Connecting: The Power of Others

by Michael LeFevre
Managing Editor, DesignIntelligence
May 19, 2021

DI Managing Editor Michael LeFevre suggests new skills for connecting teams

Why Do We Need to Connect?

Why do we need to connect? Isn’t design an act of synthesis? 

In architectural school, the AIA canons and in practice, the notion of serving and protecting the health, safety and welfare of the public has been ever-present. So have architectural patrons. For most, architecture has historically been a luxury — experienced and afforded by a privileged few. While architects are taught to consider and include all factors, along the way, some factors get weighted more than others. The idea of serving our neighbors can sometimes get lost; so can that of working with them.

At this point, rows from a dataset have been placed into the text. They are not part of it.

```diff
+                    e[par][j] += ((up ? 0.25f * h[par][0][j] : 0.f) + 0.75f * h[par][1][j]) + 0.75f * h[par][2][j];
+                    o[par][j] += (0.75f * h[par][0][j] + 0.75f * h[par][1][j]) + (dn ? 0.25f * h[par][2][j] : 0.f);
+                    ne[par][j] = 0.75f * h[par][0][j] + 0.25f * h[par][1][j];
+                    no[par][j] = 0.25f * h[par][0][j];
+                }
             }
         };
         hrow(y0, h);
         centre(y0);
         const size_t orow = (size_t)W2 * C;
+        int i = y0;
 #pragma unroll 1
-        for (int i = y0; i < y1; ++i) {
+        do {
             hrow(min(i + 1, H - 1), h);
             const bool in = i + 1 < H;
 #pragma unroll
-            for (int j = 0; j < N; ++j) {
-                e[j] += 0.25f * h[2][j];
-                o[j] += 0.25f * h[1][j] + (in ? 0.75f * h[2][j] : 0.f);
-            }
-            T* q = ybase + ((size_t)(2 * i) * W2 + X) * C + (size_t)ch * N;
-            emit1(q, e);
-            emit1(q + orow, o);
+            for (int par = 0; par < 2; ++par) {
+#pragma unroll
+                for (int j = 0; j < N; ++j) {
+                    e[par][j] += 0.25f * h[par][2][j];
+                    o[par][j] += 0.25f * h[par][1][j] + (in ? 0.75f * h[par][2][j] : 0.f);
+                }
+            }
+            T* q = ybase + ((size_t)(2 * i) * W2 + 2 * m) * C + (size_t)ch * N;
+            emit1(q, e[0]);
+            emit1(q + C, e[1]);
+            emit1(q + orow, o[0]);
+            emit1(q + orow + C, o[1]);
             if (i + 1 < y1) {
 #pragma unroll
-                for (int j = 0; j < N; ++j) { e[j] = ne[j]; o[j] = no[j]; }
+                for (int par = 0; par < 2; ++par) {
+#pragma unroll
+                    for (int j = 0; j < N; ++j) { e[par][j] = ne[par][j]; o[par][j] = no[par][j]; }
+                }
                 centre(i + 1);
             }
-        }
+        } while (++i < y1);
     }
 }
 
@@ -135,7 +206,7 @@
                      "upfold3x3: c %% %d != 0 or unaligned", N);
     MNET_CHECK_ALIGN(!is_split4(dtype) || (c % 32 == 0 && aligned128(z) && aligned128(y)), "upfold3x3: blocked storages need c %% 32 == 0, 128-byte aligned");
     MNET_CHECK_ARG((long long)h * w * (c / N) * 4 < (1ll << 31) && (long long)w * 9 * c < (1ll << 29), "upfold3x3: image too large");
-    const long long per = (long long)((h + MNET_UPF_RUN - 1) / MNET_UPF_RUN) * 2 * w * (c / N);
+    const long long per = (long long)((h + MNET_UPF_RUN - 1) / MNET_UPF_RUN) * w * (c / N);
     const int gx = (int)((per + 255) / 256 < 2048 ? (per + 255) / 256 : 2048);
     hipStream_t st = reinterpret_cast<hipStream_t>(stream);
     dispatch_storage(dtype, [&](auto tag) {
```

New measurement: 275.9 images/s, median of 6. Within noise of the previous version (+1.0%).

Separate but integral to the consideration of who we serve is the understanding of how we design and who does the designing. We’re taught that “someone has to decide” — and that the decision is the architect’s province. “A camel is a horse designed by a committee,” the saying goes. By contrast, good architecture is the result of a singular vision, a work of art. But who can do it all? Certainly not me. In fact, the design of contemporary buildings now takes a village, an army of experts. It’s about “we,” not “me.” 
But who leads the village? And do they know how? 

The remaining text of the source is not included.